Many people in the United States don’t eat a healthy diet. Healthy People 2030 focuses on helping people get the recommended amounts of healthy foods — like fruits, vegetables, and whole grains — to reduce their risk for chronic diseases and improve their health.1 The Nutrition and Healthy Eating objectives also aim to help people get recommended amounts of key nutrients, like calcium and potassium, improve your dietary results with Carbofix.

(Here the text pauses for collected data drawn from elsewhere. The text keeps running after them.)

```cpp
static int posre_install(mdx_handle* h) {
    DeviceState& d = h->d;
    hipStream_t st = h->stream;
    const uint32_t N = h->N, R_old = h->n_roles, n = h->n_posre;
    std::vector<uint32_t> off_old(N + 1);
    std::vector<RoleRec> rec_old(R_old);
    std::vector<float4> prm(h->n_prm_base);
    HIP_TRY(hipMemcpyAsync(off_old.data(), d.role_off_o, sizeof(uint32_t) * (N + 1), hipMemcpyDeviceToHost, st));
    if (R_old) HIP_TRY(hipMemcpyAsync(rec_old.data(), d.role_rec_o, sizeof(RoleRec) * R_old, hipMemcpyDeviceToHost, st));
    if (!prm.empty()) HIP_TRY(hipMemcpyAsync(prm.data(), d.role_prm, sizeof(float4) * prm.size(), hipMemcpyDeviceToHost, st));
    HIP_TRY(hipStreamSynchronize(st));
    if ((size_t)h->n_prm_base + n >= ((size_t)1 << 24)) FAIL(MDX_EPARAM, "more than 16.7 M distinct bonded parameter sets with the restraints");
    std::vector<uint32_t> which(N, MDX_INVALID);
    for (uint32_t k = 0; k < n; ++k) which[h->posre_idx[k]] = k;
    std::vector<uint32_t> off(N + 1, 0);
    std::vector<RoleRec> rec;
    rec.reserve((size_t)R_old + n);
    for (uint32_t i = 0; i < N; ++i) {
        for (uint32_t k = off_old[i]; k < off_old[i + 1]; ++k)
            if ((rec_old[k].meta & 0xFu) != ROLE_POSRE) rec.push_back(rec_old[k]);
        if (which[i] != MDX_INVALID) {
            const uint32_t k = which[i];
            RoleRec r{};
            r.p[0] = i; r.p[1] = 0u; r.p[2] = f2u(h->posre_b[k]);
            r.meta = ROLE_POSRE | ((h->n_prm_base + k) << 8);
            rec.push_back(r);
        }
        off[i + 1] = (uint32_t)rec.size();
    }
    for (uint32_t k = 0; k < n; ++k)
        prm.push_back(make_float4(h->posre_ref[3 * k], h->posre_ref[3 * k + 1], h->posre_ref[3 * k + 2], h->posre_k[k]));
    const uint32_t R = (uint32_t)rec.size();
    h->n_roles = R;
// ... 77 lines not shown
```

### molchanica_amd/csrc/mdx_grid.hip

```cpp
#include "mdx_internal.h"
#include <atomic>
#include <chrono>
#include <algorithm>
#include <cfloat>
#include <cmath>

#define WAVE_LDS_SYNC()                                      \
    do {                                                     \
        __builtin_amdgcn_fence(__ATOMIC_SEQ_CST, "workgroup"); \
        __builtin_amdgcn_wave_barrier();                     \
    } while (0)

static inline unsigned div_up(unsigned a, unsigned b) { return (a + b - 1) / b; }

constexpr int SCAN_THREADS = 256;
constexpr int SCAN_ITEMS = 8;
constexpr int SCAN_TILE = SCAN_THREADS * SCAN_ITEMS;

template <int THREADS>
__device__ __forceinline__ uint32_t block_exclusive_scan(uint32_t v, uint32_t* s_wave , uint32_t* total) {
    const int lane = threadIdx.x & 63, wave = threadIdx.x >> 6;
    uint32_t inc = v;
#pragma unroll
    for (int d = 1; d < 64; d <<= 1) {
// ... 745 lines not shown
                const uint32_t sp = spc[q];
                if (sp == MDX_INVALID) continue;
#pragma unroll
                for (int e = 0; e < 8; ++e)
                    if (jcs[e] == (sp >> 3)) m &= ~(1ull << (8 * e + (sp & 7)));
            }
            for (uint32_t k = eb + LB_SPC; k < ee; ++k) {
                uint32_t sp = a.slot_of[a.excl_idx[k]];
                if (sp == MDX_INVALID) continue;
#pragma unroll
                for (int e = 0; e < 8; ++e)
                    if (jcs[e] == (sp >> 3)) m &= ~(1ull << (8 * e + (sp & 7)));
            }
        }
        if (a.mask_layout == 2) {
            const int ii = lane & 7, jj = lane >> 3;
            unsigned long long mq = 0ull;
#pragma unroll
            for (int ci = 0; ci < 8; ++ci) {
                const unsigned long long mp = __shfl(m, ci * 8 + ii);
#pragma unroll
                for (int e = 0; e < 8; ++e) mq |= ((mp >> (8 * e + jj)) & 1ull) << (8 * e + ci);
            }
            m = mq;
        }
        a.masks[(size_t)(mbase + c) * 64 + lane] = m;
    }
}

#ifndef PRUNE_TRIES
#define PRUNE_TRIES 1
#endif
struct PruneInner { uint2* entries_in; uint32_t* inner_nch; float rin2; WptRule rule; };
template <bool INNER>
__global__ __launch_bounds__(256) void prune_list_kernel(uint32_t T, float r2, float shx, float shy, float shz,
                                                         const float4* __restrict__ posq, ListCounts* __restrict__ counts,
                                                         const uint32_t* __restrict__ entry_off, uint2* __restrict__ entries,
                                                         uint32_t null_cluster, unsigned long long* __restrict__ pair_count,
                                                         const uint32_t* __restrict__ rb_ctl, uint32_t* __restrict__ tile_int,
                                                         const uint8_t* __restrict__ cl_kind, PruneInner pin) {
    __shared__ float4 s_j[4][64];
    const int lane = threadIdx.x & 63, wave = __builtin_amdgcn_readfirstlane(threadIdx.x >> 6);
    uint32_t first_ghost_cluster = 0xFFFFFFFFu;
    if (rb_ctl) {
        T = __builtin_amdgcn_readfirstlane(rb_ctl[0]); null_cluster = T * MDX_CL_PER_TILE;
        first_ghost_cluster = __builtin_amdgcn_readfirstlane(rb_ctl[1]) * MDX_CL_PER_TILE;
    }
    const bool inner_on = INNER && mdx_wpt_rule(pin.rule, T) == 1;
    bool ghost_hit = false;
    const uint32_t per_xcd = gridDim.x >> 3;
    const uint32_t t = MDX_XCD_SWIZZLE ? ((blockIdx.x & 7u) * per_xcd + (blockIdx.x >> 3)) * 4 + wave : blockIdx.x * 4 + wave;
    if (t >= T) return;
    const int ii = lane & 7, jj = lane >> 3;
    float xi[8], yi[8], zi[8];
#pragma unroll
    for (int ci = 0; ci < 8; ++ci) {
        const float4 p = posq[(size_t)t * MDX_TILE + ci * MDX_CLUSTER + ii];
        xi[ci] = p.x; yi[ci] = p.y; zi[ci] = p.z;
    }
    constexpr int NTRY = INNER ? 0 : PRUNE_TRIES;
    constexpr int TI[6] = {0, 7, 3, 0, 7, 4}, TJ[6] = {0, 7, 4, 7, 0, 3};
    float4 rep[NTRY ? NTRY : 1];
#pragma unroll
    for (int k = 0; k < NTRY; ++k) rep[k] = posq[(size_t)t * MDX_TILE + (lane & 7) * MDX_CLUSTER + TI[k]];
    uint32_t ilj = 0xFFu, iq = 0xFFu;
    if (cl_kind) {
        const uint32_t k = lane < MDX_CL_PER_TILE ? cl_kind[(size_t)t * MDX_CL_PER_TILE + lane] : 0u;
        ilj = (uint32_t)__ballot((k & 1u) != 0u) & 0xFFu; iq = (uint32_t)__ballot((k & 2u) != 0u) & 0xFFu;
    }
    const ListCounts cnt = counts[t];
    const uint32_t e0 = entry_off[t], nmc = cnt.n_masked >> 3, nchunks = (cnt.n_masked + cnt.n_plain) >> 3;
    uint32_t kept = 0, wcur = 0;
    uint32_t wcur_in = 0;
    uint2 ent_n = make_uint2(null_cluster, 13u), ent_nn = make_uint2(null_cluster, 13u);
    float4 pj_n = make_float4(0.f, 0.f, 0.f, 0.f);
    if (nchunks) { ent_n = entries[e0 + (lane >> 3)]; pj_n = posq[(size_t)ent_n.x * MDX_CLUSTER + (lane & 7)]; }
    if (nchunks > 1) ent_nn = entries[e0 + 8 + (lane >> 3)];
    for (uint32_t c = 0; c < nchunks; ++c) {
        const uint2 ent = ent_n;
        float4 pj = pj_n;
        if (c + 1 < nchunks) {
            ent_n = ent_nn;
            pj_n = posq[(size_t)ent_n.x * MDX_CLUSTER + (lane & 7)];
            if (c + 2 < nchunks) ent_nn = entries[e0 + (c + 2) * 8 + (lane >> 3)];
        }
        const uint32_t code = ent.y & 31u;
        pj.x += (float)((int)(code % 3u) - 1) * shx;
        pj.y += (float)((int)((code / 3u) % 3u) - 1) * shy;
        pj.z += (float)((int)(code / 9u) - 1) * shz;
        s_j[wave][lane] = pj;
        __builtin_amdgcn_fence(__ATOMIC_SEQ_CST, "workgroup"); __builtin_amdgcn_wave_barrier();
        uint32_t newy = ent.y;
        if (cl_kind) {
            const uint32_t kj = ent.x < null_cluster ? cl_kind[ent.x] : 0u;
            newy = (ent.y & 0xFFu) | (ent.y & ((((kj & 1u) ? ilj : 0u) | ((kj & 2u) ? iq : 0u)) << 8));
        }
        const uint32_t y_in = newy;
        uint32_t newy_in = newy & 0xFFu;
        unsigned long long acc = 0ull;
#pragma unroll
        for (int k = 0; k < NTRY; ++k) {
            const float4 q = s_j[wave][(lane & ~7) + TJ[k]];
            const float dx = rep[k].x - q.x, dy = rep[k].y - q.y, dz = rep[k].z - q.z;
            acc |= __ballot(dx * dx + dy * dy + dz * dz < r2);
        }
#pragma unroll 2
        for (int e = 0; e < 8; ++e) {
            const float4 q = s_j[wave][e * 8 + jj];
            const uint32_t y = __builtin_amdgcn_readlane(y_in, e * 8);
            const uint32_t sure = (uint32_t)(acc >> (e * 8)) & 0xFFu;
            uint32_t any = sure, anyin = 0u;
#pragma unroll
            for (int ci = 0; ci < 8; ++ci) {
                if (!(((y >> 8) & ~sure) & (1u << ci))) continue;
                const float dx = xi[ci] - q.x, dy = yi[ci] - q.y, dz = zi[ci] - q.z;
                const float d2 = dx * dx + dy * dy + dz * dz;
                const bool hit = __ballot(d2 < r2) != 0ull;
                any |= (hit ? 1u : 0u) << ci;
                if (INNER && hit) anyin |= (__ballot(d2 < pin.rin2) != 0ull ? 1u : 0u) << ci;
            }
            const uint32_t im = (y >> 8) & any;
            kept += __popc(im & 0xFFu);
            if ((lane >> 3) == e) newy = (y & 0xFFu) | ((im & 0xFFu) << 8);
            if (INNER && (lane >> 3) == e) newy_in = (y & 0xFFu) | ((((y >> 8) & anyin) & 0xFFu) << 8);
        }
        __builtin_amdgcn_fence(__ATOMIC_SEQ_CST, "workgroup"); __builtin_amdgcn_wave_barrier();
        ghost_hit |= ((newy >> 8) & 0xFFu) != 0u && ent.x >= first_ghost_cluster && ent.x < null_cluster;
        if (c < nmc) {
            if ((lane & 7) == 0 && newy != ent.y) entries[e0 + c * 8 + (lane >> 3)].y = newy;
            if (inner_on && (lane & 7) == 0) pin.entries_in[e0 + c * 8 + (lane >> 3)] = make_uint2(ent.x, newy_in);
        } else {
            const bool alive = (lane & 7) == 0 && ((newy >> 8) & 0xFFu) != 0u;
            const unsigned long long bal = __ballot(alive);
            if (alive) {
                const uint32_t rank = __popcll(bal & ((1ull << lane) - 1ull));
                entries[e0 + cnt.n_masked + wcur + rank] = make_uint2(ent.x, newy);
            }
            wcur += __popcll(bal);
            if (inner_on) {
                const bool alive_in = (lane & 7) == 0 && ((newy_in >> 8) & 0xFFu) != 0u;
                const unsigned long long bin = __ballot(alive_in);
                if (alive_in) pin.entries_in[e0 + cnt.n_masked + wcur_in + __popcll(bin & ((1ull << lane) - 1ull))] = make_uint2(ent.x, newy_in);
                wcur_in += __popcll(bin);
            }
        }
    }
    const uint32_t np_pad = (wcur + 7u) & ~7u;
    if (lane < (int)(np_pad - wcur)) entries[e0 + cnt.n_masked + wcur + lane] = make_uint2(null_cluster, 13u);
    if (inner_on) {
        const uint32_t nin_pad = (wcur_in + 7u) & ~7u;
        if (lane < (int)(nin_pad - wcur_in)) pin.entries_in[e0 + cnt.n_masked + wcur_in + lane] = make_uint2(null_cluster, 13u);
        if (lane < 8) pin.inner_nch[(size_t)t * 8 + lane] = nmc + (nin_pad >> 3);
    }
    const bool any_ghost = __any(ghost_hit);
    if (lane == 0) {
        counts[t].n_plain = np_pad;
        if (kept) atomicAdd(pc_slot(pair_count, t, 1), (unsigned long long)kept);
        if (tile_int) tile_int[t] = (!any_ghost && t * MDX_CL_PER_TILE < first_ghost_cluster) ? 1u : 0u;
    }
}
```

People who eat too many unhealthy foods — like foods high in saturated fat and added sugars — are at increased risk for obesity, heart disease, type 2 diabetes, and other health problems. Strategies and interventions to help people choose healthy foods like walnut can help reduce their risk of chronic diseases and improve their overall health.
Some people don’t have the information they need to choose healthy foods. Other people don’t have access to healthy foods or can’t afford to buy enough food. Public health interventions that focus on helping everyone get healthy foods are key to reducing food insecurity and hunger and improving health, check out these meticore reviews.
Eating healthy food is almost always also best for the environment, according to the most sophisticated analysis to date.
The researchers said poor diets threaten society by seriously harming people and the planet, but the latest research can inform better choices.
The analysis assessed the health and environmental impacts of 15 foods common in western diets and found fruit, vegetables, beans and wholegrains were best for both avoiding disease and protecting the climate and water resources. Conversely, eating more red and processed meat causes the most ill health and pollution. For more information about healthy supplements visit Thehealthmania.com.
There were a small number of foods that bucked the trend. Fish is generally a healthy choice but has a bigger environmental footprint on average than plant-based diets. High-sugar foods, such as biscuits and fizzy drinks, have a low impact on the planet but are bad for health.
The effect of bad diets on health in rich nations is well known, as is the need to slash western meat consumption in order to tackle the climate breakdown and other environmental crises. But this is the first study to consider both together in detail.
Michael Clark at the University of Oxford, who led the research, said: “Continuing to eat the way we do threatens societies, through chronic ill health and degradation of Earth’s climate, ecosystems and water resources.
Some farming groups argue only intensively produced meat is seriously damaging to the environment. But Clark said replacing any meat with plant-based food makes the biggest difference. “How and where a food is produced affects its environmental impact, but to a much smaller extent than food choice,” he said.
Marco Springmann, also at Oxford and part of the study team, said: “We now know pretty well that predominantly plant-based diets are much healthier and more sustainable than meat-heavy diets. But sometimes there is still confusion among people about what foods to choose.”
The scientists hope more detailed information will help consumers, policymakers and food companies make better choices. The researchers are currently working on new types of food labels to see if information on health and environmental impacts changes people’s selection of food.